* Task directions:
Pull every line that includes the word "paint" out of the data below and copy it.

Collected data
*** Block opens ***
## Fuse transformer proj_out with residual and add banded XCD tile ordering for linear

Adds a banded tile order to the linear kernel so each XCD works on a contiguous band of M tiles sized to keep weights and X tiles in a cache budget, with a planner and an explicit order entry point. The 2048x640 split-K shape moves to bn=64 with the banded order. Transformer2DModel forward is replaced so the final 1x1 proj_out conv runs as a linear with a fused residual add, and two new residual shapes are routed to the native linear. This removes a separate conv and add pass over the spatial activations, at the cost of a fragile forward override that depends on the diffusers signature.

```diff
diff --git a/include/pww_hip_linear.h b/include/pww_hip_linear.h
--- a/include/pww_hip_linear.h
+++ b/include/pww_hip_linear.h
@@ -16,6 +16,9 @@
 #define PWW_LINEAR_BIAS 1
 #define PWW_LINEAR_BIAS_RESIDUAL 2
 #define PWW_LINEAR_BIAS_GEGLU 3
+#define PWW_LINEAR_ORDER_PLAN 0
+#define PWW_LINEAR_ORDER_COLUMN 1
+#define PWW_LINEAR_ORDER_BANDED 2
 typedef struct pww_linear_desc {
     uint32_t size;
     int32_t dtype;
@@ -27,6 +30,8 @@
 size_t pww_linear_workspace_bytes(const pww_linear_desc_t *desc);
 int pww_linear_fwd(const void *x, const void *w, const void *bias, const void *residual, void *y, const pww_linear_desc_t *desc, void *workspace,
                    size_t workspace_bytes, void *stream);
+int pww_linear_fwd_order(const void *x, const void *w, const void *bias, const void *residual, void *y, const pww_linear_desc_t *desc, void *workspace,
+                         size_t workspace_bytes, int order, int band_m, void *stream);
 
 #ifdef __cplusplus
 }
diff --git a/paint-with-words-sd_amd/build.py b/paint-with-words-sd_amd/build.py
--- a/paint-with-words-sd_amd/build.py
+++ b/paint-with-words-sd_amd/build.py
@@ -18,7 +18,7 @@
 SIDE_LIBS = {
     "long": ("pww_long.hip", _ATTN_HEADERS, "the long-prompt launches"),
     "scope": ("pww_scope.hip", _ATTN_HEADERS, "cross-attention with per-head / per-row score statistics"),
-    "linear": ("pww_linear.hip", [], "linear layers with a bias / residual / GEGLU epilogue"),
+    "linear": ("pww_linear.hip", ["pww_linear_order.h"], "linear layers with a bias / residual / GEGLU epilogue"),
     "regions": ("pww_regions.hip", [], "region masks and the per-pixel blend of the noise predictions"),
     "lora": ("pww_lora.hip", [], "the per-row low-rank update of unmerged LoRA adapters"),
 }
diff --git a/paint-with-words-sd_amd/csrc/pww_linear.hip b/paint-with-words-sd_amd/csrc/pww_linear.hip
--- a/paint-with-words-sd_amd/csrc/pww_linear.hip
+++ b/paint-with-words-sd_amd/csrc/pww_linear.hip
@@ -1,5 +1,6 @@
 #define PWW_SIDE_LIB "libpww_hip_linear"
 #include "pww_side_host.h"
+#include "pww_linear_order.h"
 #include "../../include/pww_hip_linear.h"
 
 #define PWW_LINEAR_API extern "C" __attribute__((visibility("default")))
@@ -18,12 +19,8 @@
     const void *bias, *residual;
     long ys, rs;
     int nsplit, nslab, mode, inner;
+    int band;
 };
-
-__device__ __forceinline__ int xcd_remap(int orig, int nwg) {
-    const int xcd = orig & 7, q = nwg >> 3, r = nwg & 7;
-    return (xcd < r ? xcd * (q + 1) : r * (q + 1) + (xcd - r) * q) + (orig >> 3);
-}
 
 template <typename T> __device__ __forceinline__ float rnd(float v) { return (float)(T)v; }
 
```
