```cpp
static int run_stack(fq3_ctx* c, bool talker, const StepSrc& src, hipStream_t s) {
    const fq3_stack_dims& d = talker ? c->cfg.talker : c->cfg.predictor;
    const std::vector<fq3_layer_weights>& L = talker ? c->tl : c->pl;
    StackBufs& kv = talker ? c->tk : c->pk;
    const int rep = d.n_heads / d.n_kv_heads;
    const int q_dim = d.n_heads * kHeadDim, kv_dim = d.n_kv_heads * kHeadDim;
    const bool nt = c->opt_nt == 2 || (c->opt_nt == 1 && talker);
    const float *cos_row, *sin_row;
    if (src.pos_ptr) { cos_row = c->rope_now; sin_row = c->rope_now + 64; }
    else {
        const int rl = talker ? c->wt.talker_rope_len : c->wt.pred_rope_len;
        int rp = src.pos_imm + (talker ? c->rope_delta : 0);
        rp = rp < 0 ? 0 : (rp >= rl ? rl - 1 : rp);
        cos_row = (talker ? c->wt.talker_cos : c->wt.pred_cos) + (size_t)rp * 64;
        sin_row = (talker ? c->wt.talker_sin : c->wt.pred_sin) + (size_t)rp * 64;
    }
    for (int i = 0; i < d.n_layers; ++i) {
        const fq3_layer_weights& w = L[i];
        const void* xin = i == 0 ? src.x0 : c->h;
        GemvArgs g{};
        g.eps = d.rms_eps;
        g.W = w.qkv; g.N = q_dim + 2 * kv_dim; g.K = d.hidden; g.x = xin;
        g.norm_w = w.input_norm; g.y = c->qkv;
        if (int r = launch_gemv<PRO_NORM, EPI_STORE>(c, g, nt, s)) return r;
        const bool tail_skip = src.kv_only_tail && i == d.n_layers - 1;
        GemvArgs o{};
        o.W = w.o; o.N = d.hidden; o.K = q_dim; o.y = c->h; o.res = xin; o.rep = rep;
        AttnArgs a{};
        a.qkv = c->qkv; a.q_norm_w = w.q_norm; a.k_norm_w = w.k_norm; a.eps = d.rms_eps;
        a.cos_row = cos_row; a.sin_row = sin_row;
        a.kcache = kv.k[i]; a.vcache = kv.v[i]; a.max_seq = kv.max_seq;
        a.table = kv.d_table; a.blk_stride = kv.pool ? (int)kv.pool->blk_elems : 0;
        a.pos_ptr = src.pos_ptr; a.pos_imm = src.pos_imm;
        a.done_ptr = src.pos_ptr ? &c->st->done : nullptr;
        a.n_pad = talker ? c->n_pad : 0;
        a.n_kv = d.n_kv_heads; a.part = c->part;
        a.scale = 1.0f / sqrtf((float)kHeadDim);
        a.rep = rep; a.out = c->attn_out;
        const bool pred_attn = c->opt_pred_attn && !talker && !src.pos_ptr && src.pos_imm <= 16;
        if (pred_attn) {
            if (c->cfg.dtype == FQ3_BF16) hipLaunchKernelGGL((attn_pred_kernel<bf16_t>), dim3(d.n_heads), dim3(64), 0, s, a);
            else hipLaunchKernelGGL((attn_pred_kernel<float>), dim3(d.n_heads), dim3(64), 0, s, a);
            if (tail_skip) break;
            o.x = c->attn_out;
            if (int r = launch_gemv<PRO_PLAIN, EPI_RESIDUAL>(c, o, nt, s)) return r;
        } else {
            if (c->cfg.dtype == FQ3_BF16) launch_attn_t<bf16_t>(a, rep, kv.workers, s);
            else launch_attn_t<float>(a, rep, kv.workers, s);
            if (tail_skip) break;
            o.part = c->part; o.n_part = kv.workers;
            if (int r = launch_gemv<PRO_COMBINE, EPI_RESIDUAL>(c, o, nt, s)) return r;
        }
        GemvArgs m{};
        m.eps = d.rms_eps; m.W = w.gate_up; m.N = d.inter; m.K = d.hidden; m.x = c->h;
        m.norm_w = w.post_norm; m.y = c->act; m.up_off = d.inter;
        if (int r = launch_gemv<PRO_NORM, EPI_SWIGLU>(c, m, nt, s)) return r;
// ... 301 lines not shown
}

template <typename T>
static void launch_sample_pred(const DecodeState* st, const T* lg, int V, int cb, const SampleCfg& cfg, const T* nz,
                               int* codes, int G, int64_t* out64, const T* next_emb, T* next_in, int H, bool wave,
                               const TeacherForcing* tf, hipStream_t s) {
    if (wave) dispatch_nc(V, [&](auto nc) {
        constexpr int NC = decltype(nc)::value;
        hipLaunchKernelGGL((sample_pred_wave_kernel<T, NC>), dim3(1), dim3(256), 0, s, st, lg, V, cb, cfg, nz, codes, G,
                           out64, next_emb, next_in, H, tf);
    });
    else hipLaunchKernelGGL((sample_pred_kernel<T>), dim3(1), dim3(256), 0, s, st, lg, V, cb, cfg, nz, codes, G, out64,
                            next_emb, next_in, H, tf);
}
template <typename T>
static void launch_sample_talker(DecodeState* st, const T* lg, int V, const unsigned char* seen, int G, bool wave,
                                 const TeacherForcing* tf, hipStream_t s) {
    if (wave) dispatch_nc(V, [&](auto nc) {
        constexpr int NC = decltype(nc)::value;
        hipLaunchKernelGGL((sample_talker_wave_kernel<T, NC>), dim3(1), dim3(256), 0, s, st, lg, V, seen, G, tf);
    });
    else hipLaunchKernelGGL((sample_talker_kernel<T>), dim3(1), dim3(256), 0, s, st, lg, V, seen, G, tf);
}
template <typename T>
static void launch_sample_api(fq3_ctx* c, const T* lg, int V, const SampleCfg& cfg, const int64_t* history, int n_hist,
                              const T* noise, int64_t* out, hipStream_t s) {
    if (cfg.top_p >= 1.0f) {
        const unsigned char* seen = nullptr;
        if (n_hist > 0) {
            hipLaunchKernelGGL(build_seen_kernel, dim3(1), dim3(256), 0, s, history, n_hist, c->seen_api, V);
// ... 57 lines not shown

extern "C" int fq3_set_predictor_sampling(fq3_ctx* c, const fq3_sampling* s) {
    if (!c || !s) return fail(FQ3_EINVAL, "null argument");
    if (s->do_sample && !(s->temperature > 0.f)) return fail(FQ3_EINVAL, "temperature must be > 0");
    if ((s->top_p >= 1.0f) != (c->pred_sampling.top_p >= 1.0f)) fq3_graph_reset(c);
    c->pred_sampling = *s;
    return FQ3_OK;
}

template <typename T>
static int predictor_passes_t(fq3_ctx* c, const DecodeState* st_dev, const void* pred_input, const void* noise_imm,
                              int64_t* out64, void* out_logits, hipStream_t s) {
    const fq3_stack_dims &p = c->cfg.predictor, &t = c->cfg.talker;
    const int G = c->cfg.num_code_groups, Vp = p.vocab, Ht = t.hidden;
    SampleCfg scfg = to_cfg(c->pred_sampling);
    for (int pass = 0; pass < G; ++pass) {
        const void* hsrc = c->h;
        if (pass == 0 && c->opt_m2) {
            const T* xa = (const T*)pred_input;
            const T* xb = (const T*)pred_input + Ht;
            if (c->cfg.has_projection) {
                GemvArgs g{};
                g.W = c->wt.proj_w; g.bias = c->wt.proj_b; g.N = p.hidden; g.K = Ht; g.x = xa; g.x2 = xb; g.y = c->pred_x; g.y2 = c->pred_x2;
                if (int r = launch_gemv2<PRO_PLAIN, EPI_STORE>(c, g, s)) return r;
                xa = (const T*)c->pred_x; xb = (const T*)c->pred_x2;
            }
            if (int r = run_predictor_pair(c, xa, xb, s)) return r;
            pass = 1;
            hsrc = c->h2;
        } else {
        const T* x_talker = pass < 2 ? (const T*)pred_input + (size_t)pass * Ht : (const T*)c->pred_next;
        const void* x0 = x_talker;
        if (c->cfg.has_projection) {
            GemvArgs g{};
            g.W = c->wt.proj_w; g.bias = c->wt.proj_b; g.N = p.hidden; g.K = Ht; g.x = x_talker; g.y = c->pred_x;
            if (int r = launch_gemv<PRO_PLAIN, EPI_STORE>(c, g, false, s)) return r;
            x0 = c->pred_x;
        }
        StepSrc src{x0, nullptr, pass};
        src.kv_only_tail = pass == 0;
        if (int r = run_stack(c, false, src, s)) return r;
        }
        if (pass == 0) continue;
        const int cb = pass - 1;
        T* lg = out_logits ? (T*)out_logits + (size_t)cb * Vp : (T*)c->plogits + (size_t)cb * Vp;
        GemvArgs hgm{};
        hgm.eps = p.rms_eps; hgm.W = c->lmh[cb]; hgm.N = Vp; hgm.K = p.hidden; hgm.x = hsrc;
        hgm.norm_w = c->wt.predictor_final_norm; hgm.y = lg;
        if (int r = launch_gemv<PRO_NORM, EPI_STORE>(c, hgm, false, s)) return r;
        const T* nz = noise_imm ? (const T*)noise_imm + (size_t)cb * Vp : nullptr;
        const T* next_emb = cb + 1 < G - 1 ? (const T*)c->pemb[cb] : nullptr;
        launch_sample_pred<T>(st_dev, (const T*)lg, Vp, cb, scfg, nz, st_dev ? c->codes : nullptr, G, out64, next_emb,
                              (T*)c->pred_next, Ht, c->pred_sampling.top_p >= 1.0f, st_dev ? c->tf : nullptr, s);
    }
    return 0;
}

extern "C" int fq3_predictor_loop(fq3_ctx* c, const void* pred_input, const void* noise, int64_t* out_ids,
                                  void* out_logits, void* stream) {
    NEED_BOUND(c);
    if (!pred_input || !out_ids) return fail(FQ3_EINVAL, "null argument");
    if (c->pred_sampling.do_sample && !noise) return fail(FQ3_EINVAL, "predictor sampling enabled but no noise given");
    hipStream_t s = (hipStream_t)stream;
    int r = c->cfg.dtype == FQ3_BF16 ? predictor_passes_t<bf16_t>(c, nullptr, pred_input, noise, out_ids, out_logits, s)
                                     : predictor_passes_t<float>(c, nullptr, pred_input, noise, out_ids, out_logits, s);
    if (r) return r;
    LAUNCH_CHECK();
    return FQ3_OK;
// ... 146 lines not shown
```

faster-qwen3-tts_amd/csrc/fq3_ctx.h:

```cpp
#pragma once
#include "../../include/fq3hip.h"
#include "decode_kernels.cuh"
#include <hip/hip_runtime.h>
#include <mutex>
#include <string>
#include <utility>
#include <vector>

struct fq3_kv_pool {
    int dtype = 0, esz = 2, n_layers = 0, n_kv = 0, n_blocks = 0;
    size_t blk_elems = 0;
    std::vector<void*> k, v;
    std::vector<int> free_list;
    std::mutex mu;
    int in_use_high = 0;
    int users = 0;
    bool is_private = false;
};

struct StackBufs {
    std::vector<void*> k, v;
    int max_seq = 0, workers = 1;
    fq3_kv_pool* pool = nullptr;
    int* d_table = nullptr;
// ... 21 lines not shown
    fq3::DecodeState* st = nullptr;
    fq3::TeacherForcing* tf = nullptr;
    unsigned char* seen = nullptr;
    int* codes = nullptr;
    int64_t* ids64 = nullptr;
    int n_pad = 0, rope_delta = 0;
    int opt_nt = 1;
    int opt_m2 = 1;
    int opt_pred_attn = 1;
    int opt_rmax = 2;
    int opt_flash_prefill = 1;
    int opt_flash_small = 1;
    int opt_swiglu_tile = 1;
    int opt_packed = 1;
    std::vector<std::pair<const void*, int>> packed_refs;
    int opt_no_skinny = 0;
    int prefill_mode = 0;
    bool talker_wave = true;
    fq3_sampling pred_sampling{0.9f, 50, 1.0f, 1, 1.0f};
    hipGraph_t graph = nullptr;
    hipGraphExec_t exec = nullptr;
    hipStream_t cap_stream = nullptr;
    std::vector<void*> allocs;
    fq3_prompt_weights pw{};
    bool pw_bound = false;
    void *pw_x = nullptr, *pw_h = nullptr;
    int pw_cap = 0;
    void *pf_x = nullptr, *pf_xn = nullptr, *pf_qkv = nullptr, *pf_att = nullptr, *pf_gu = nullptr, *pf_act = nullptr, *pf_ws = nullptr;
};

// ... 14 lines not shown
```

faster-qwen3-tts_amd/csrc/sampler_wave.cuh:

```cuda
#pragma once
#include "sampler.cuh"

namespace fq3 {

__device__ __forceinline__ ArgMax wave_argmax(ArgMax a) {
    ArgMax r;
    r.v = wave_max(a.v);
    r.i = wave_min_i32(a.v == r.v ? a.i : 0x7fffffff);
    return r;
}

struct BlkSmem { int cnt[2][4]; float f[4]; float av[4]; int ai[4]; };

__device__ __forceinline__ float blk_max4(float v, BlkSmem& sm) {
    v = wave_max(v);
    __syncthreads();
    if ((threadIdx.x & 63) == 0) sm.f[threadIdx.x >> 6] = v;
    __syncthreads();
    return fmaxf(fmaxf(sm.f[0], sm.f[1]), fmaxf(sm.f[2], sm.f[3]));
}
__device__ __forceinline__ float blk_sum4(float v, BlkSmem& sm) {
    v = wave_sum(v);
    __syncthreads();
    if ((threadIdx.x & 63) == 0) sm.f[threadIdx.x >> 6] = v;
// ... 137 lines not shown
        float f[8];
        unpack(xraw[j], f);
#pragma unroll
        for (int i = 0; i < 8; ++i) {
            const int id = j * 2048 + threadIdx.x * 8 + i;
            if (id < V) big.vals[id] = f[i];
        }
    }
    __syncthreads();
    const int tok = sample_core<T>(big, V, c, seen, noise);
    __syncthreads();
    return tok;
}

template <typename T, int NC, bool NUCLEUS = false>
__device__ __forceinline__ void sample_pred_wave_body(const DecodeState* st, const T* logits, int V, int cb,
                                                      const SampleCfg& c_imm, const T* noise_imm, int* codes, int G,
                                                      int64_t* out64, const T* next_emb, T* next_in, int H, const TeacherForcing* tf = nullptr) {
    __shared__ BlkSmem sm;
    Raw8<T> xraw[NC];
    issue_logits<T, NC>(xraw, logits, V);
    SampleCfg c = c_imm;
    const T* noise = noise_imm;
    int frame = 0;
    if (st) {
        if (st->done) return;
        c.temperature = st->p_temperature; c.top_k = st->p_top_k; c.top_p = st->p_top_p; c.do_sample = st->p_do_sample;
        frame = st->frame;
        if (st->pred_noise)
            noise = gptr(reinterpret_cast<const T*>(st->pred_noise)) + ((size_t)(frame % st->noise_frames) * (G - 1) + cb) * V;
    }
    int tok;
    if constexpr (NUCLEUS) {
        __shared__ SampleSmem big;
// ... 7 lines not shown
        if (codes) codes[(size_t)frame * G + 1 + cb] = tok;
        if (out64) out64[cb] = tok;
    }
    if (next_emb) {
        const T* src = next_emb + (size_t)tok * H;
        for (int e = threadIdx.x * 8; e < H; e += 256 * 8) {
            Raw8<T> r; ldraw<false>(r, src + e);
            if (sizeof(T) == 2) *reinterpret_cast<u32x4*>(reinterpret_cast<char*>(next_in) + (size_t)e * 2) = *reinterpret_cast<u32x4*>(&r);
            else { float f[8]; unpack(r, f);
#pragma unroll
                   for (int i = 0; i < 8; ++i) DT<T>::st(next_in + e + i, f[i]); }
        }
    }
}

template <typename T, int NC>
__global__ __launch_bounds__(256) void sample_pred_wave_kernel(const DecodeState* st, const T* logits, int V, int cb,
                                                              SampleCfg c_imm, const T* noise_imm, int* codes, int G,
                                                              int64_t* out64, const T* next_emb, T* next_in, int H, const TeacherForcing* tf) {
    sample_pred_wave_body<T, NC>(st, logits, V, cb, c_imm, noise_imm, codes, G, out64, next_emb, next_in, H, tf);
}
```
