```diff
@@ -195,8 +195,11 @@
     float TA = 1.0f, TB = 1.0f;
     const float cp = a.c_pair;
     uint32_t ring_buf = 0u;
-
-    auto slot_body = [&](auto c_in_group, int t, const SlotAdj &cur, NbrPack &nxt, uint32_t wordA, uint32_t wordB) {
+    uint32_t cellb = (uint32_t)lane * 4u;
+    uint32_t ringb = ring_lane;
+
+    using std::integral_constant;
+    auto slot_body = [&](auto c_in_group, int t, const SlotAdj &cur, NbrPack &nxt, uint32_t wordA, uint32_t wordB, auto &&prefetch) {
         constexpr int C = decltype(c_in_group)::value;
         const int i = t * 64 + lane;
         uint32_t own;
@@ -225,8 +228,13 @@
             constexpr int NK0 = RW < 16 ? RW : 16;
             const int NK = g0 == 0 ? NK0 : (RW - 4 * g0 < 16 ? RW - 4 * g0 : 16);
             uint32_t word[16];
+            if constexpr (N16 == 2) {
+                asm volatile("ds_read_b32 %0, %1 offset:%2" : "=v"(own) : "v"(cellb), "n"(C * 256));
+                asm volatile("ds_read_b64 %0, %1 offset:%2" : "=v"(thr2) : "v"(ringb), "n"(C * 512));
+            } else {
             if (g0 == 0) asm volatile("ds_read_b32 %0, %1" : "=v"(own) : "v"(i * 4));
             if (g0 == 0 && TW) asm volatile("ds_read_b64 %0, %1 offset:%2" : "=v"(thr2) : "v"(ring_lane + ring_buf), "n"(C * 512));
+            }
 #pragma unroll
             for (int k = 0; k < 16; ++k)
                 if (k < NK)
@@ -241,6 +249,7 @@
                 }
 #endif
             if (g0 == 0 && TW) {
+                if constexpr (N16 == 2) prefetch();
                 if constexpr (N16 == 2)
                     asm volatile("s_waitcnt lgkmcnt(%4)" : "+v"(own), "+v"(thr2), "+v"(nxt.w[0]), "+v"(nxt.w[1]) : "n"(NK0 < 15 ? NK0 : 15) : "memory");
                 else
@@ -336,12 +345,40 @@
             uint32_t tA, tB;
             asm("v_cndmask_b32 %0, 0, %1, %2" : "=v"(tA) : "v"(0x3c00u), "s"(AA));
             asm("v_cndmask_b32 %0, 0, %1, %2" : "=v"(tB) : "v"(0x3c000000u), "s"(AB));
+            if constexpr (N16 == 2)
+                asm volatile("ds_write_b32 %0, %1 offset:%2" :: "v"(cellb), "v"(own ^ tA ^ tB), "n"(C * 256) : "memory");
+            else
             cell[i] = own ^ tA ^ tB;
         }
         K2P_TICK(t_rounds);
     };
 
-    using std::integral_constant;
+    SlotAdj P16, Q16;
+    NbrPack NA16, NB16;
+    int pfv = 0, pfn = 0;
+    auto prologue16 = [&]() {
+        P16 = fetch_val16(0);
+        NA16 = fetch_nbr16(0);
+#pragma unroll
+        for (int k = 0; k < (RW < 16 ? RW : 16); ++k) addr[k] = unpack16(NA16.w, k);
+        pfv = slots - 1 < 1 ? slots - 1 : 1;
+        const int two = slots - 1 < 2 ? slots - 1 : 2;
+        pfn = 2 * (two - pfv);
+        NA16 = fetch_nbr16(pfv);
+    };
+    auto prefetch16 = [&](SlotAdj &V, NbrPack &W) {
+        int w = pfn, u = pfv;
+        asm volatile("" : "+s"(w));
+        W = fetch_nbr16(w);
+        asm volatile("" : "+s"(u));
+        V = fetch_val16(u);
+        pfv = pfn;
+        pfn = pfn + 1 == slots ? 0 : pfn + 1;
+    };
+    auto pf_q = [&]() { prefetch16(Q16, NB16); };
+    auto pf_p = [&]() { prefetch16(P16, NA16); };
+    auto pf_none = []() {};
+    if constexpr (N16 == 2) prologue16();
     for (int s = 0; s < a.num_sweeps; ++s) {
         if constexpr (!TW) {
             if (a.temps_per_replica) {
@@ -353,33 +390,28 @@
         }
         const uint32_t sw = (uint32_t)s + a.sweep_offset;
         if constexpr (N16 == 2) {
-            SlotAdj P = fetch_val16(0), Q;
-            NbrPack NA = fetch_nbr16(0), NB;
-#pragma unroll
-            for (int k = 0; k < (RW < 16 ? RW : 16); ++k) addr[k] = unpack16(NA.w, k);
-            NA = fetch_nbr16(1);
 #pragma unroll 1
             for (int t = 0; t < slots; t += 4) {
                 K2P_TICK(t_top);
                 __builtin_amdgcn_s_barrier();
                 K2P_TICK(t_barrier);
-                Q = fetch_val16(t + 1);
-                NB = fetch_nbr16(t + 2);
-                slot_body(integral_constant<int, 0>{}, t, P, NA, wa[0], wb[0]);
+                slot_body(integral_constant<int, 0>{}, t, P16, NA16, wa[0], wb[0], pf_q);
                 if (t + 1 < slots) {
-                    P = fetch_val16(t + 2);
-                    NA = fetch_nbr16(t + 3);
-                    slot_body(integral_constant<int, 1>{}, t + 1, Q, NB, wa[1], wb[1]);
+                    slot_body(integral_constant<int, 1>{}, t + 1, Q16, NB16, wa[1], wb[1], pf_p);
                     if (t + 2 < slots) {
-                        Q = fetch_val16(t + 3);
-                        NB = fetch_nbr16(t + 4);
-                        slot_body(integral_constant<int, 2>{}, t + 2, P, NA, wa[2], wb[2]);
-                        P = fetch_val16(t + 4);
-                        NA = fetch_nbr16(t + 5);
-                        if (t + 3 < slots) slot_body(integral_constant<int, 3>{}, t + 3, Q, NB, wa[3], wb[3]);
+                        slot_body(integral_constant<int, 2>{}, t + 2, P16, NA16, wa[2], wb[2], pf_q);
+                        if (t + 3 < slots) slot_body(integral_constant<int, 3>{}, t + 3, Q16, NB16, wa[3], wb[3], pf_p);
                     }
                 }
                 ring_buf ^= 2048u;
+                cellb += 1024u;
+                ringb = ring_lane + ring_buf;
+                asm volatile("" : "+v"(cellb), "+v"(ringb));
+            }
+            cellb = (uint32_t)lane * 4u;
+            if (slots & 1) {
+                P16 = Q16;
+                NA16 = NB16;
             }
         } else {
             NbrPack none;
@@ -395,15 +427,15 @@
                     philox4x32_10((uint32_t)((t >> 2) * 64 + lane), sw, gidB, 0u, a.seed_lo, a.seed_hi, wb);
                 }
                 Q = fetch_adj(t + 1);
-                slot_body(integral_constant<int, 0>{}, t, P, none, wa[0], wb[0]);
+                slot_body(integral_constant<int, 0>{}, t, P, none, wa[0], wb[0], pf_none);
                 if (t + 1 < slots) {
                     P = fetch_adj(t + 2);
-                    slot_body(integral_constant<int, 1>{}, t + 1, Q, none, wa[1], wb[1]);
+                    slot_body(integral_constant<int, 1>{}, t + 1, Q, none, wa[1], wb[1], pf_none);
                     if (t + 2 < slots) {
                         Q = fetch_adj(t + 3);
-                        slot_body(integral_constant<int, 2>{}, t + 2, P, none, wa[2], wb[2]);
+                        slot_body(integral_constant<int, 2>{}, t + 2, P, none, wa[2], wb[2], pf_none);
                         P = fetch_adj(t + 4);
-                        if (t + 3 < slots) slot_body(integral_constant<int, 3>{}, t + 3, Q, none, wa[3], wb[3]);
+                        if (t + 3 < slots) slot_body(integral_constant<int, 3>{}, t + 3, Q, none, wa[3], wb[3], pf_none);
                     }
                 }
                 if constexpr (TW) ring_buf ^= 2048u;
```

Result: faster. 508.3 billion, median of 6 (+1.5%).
*** Block closes ***
* Exercise solution:
diff --git a/paint-with-words-sd_amd/build.py b/paint-with-words-sd_amd/build.py
--- a/paint-with-words-sd_amd/build.py
+++ b/paint-with-words-sd_amd/build.py
diff --git a/paint-with-words-sd_amd/csrc/pww_linear.hip b/paint-with-words-sd_amd/csrc/pww_linear.hip
--- a/paint-with-words-sd_amd/csrc/pww_linear.hip
+++ b/paint-with-words-sd_amd/csrc/pww_linear.hip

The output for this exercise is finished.